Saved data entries
----

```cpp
int tgx::gemv(const GemmParams& p) {
  const int g0 = 1 << p.gshift;
#ifndef TG_GEMV_MF_MAX_M
#define TG_GEMV_MF_MAX_M 8
#endif
  const bool mf = p.m >= TG_GEMV_MF_MIN_M && p.m <= TG_GEMV_MF_MAX_M && (g0 == 128 || g0 == 256) && (p.k <= 4096 || p.m <= 4) && p.ksuper % 2 == 0;
  if (p.inner != 4 || p.qmx || (p.m > 4 && !mf) || p.x_tc || p.y_tc || p.batch != 1) return TG_PAIR_NA;
  if (p.ksuper * 64 != p.k || p.ntiles * 8 != p.wrows || p.ntiles > TG_GEMV_MAX_TILES) return TG_PAIR_NA;
  const int g = 1 << p.gshift;
  const int gps = g == 32 ? 2 : 1;
  GemvParams gp;
  copy_call(gp, p);
  gp.sg_shift = g <= 64 ? 0 : g == 128 ? 1 : 2;
  gp.trace = nullptr;
  gp.cm = (mf && p.m >= 6 && (p.k == 4096 || p.k == 2048)) ? 1 : 0;
  gp.unit = p.epilogue == TG_EPI_SWIGLU ? 2 : 1;
  if (p.ntiles % gp.unit != 0) return TG_PAIR_NA;
  const int units = p.ntiles / gp.unit;
  const int cus = plan_cu_count(p);
#ifndef TG_GEMV_WG2_MIN_BYTES
#define TG_GEMV_WG2_MIN_BYTES (48ll << 20)
#endif
  auto lds_two_per_cu = [&]() -> int64_t {
    const int tpw2 = ((units + 2 * cus - 1) / (2 * cus)) * gp.unit;
    const int64_t xs = (int64_t)p.m * (p.k / 4), xsmf = mf ? (int64_t)(p.k / 128) * 64 : 0;
    return 65536 + (p.qtype == TG_Q_ANY4_ROWWISE ? tpw2 * 8 * 32 : 0) + (int64_t)p.m * (p.k * 2 + (p.m > 1 ? 16 : 0)) + (xsmf > xs ? xsmf : xs) +
           2 * 8 * p.m * 32 * 4 + 8 * p.m * 4;
  };
  auto padded_tiles = [&](int n_wgs) -> int64_t {
    const int ub = units / n_wgs, ur = units % n_wgs;
    auto pad2 = [&](int u) -> int64_t { return (int64_t)((u * gp.unit + 1) / 2) * 2; };
    return ur * pad2(ub + 1) + (int64_t)(n_wgs - ur) * pad2(ub);
  };
#ifndef TG_GEMV_WG2_MIN_UNITS_PER_CU
#define TG_GEMV_WG2_MIN_UNITS_PER_CU 4
#endif
  const bool two_per_cu = (int64_t)p.wrows * p.k / 2 >= TG_GEMV_WG2_MIN_BYTES && units >= TG_GEMV_WG2_MIN_UNITS_PER_CU * cus && lds_two_per_cu() <= 80 * 1024 &&
                          padded_tiles(2 * cus) <= padded_tiles(cus);
  const int wgs = units < cus ? units : (two_per_cu ? 2 * cus : cus);
  gp.ubase = units / wgs;
  gp.urem = units % wgs;
  gp.uextra = 1;
#ifndef TG_GEMV_WG2_EXTRA
#define TG_GEMV_WG2_EXTRA 3
#endif
  if (TG_GEMV_WG2_EXTRA > 1 && two_per_cu && wgs == 2 * cus && units % cus == 0 && (units / cus) % 2 == 1 && units / cus > TG_GEMV_WG2_EXTRA) {
    gp.ubase = (units / cus - TG_GEMV_WG2_EXTRA) / 2;
    gp.urem = cus;
    gp.uextra = TG_GEMV_WG2_EXTRA;
  }
  gp.uh = 0;
  const int tpw = (gp.ubase + (gp.urem ? gp.uextra : 0)) * gp.unit;
#ifndef TG_GEMV_P_BIG
#define TG_GEMV_P_BIG 16
#endif
  gp.P = mf ? 16 : tpw <= 1 ? 8 : tpw <= 2 ? 16 : TG_GEMV_P_BIG;
  if (p.ksuper % 2 != 0) gp.P = 32;
  else if (p.ksuper % 4 != 0 && gp.P < 16) gp.P = 16;
  gp.p_shift = gp.P == 8 ? 3 : gp.P == 16 ? 4 : 5;
  const int tpp = gp.P / 8;
  const int passes = (tpw + tpp - 1) / tpp;
  const int SS = 32 / gp.P;
  gp.spw = ((p.ksuper + 7) / 8 + SS - 1) / SS * SS;
  gp.spp = gp.spw / SS;
  const int d = gp.spp <= 4 ? 4 : 8;
  gp.rounds = (gp.spp + d - 1) / d;
  gp.xcd4 = (gp.urem == 0 && wgs % 32 == 0) ? 1 : 0;
  if (p.k > 16384) return TG_PAIR_NA;
  gp.lds_lut = 65536;
  const bool stage_lut = p.qtype == TG_Q_ANY4_ROWWISE && passes > 1;
  gp.x_pitch = p.k * 2 + (p.m > 1 ? 16 : 0);
  gp.lds_x = gp.lds_lut + (stage_lut ? tpw * 8 * 32 : 0);
  gp.xs_pitch = p.k / 4;
  gp.lds_xs = gp.lds_x + p.m * gp.x_pitch;
  gp.lds_red = gp.lds_xs + (mf && (p.k / 128) * 64 > p.m * gp.xs_pitch ? (p.k / 128) * 64 : p.m * gp.xs_pitch);
  gp.lds_nrm = gp.lds_red + 2 * 8 * p.m * 32 * 4;
  const unsigned lds = (unsigned)gp.lds_nrm + (unsigned)(8 * p.m * 4);
  if (lds > 160u * 1024u) return TG_PAIR_NA;
  if (p.dry) return TG_PLAN_GEMV;
  const dim3 grid((unsigned)wgs, (unsigned)p.batch);
#if GEMV_TRACE
  gp.trace = g_trace.next();
#endif
  return pick_dt(p.dt, [&](auto DT_) {
    using DT = decltype(DT_);
    return pick<1, 2, 3, 4, 5, 6, 7, 8>(p.m, [&](auto M_) {
      return pick<1, 2>(gps, [&](auto GPS_) {
        return pick<4, 8>(d, [&](auto D_) {
          return pick<0, 1>(p.norm_w != nullptr, [&](auto NORM_) {
            return pick<0, 1>(mf, [&](auto MF_) {
              constexpr int M = decltype(M_)::value, GPS = decltype(GPS_)::value, D = decltype(D_)::value;
              constexpr bool NORM = decltype(NORM_)::value, MF = decltype(MF_)::value;
              if constexpr (MF ? (M < TG_GEMV_MF_MIN_M || GPS != 1 || (D == 8 && M > 4)) : M > 4) {
                return (int)TG_PAIR_NA;
              } else {
                return launch_lds_kernel<w4_gemv_kernel<DT, M, GPS, D, NORM, MF>>(grid, dim3(512), lds, p.st, gp, true);
              }
            });
          });
        });
      });
    });
  });
}
```

any4_amd/csrc/w4_gemv.cuh:

```cuda
#pragma once

struct GemvParams {
  const char* x;
  const char* w;
  const char* qinfo;
  const char* lut;
  char* y;
  const char* bias;
  const char* norm_w;
  int64_t stride_x, stride_w, stride_qinfo, stride_lut, stride_y, stride_bias;
  int64_t bias_row_stride;
  int32_t m, wrows, k;
  int32_t ntiles;
  int32_t ksuper;
  int32_t qtype;
  int32_t sg_shift;
  int32_t P, p_shift;
  int32_t unit;
  int32_t ubase, urem;
  int32_t uextra;
  int32_t uh;
  int32_t spw;
  int32_t spp;
  int32_t rounds;
  int32_t x_pitch, xs_pitch;
  int32_t lds_lut, lds_x, lds_xs, lds_red, lds_nrm;
  float norm_eps;
  int32_t epilogue;
  int32_t xcd4;
  int32_t cm;
  unsigned long long* trace;
};
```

----

What to do.
Copy out all the lines of the records that include "xsmf".

Solution to this problem.
    const int64_t xs = (int64_t)p.m * (p.k / 4), xsmf = mf ? (int64_t)(p.k / 128) * 64 : 0;
    return 65536 + (p.qtype == TG_Q_ANY4_ROWWISE ? tpw2 * 8 * 32 : 0) + (int64_t)p.m * (p.k * 2 + (p.m > 1 ? 16 : 0)) + (xsmf > xs ? xsmf : xs) +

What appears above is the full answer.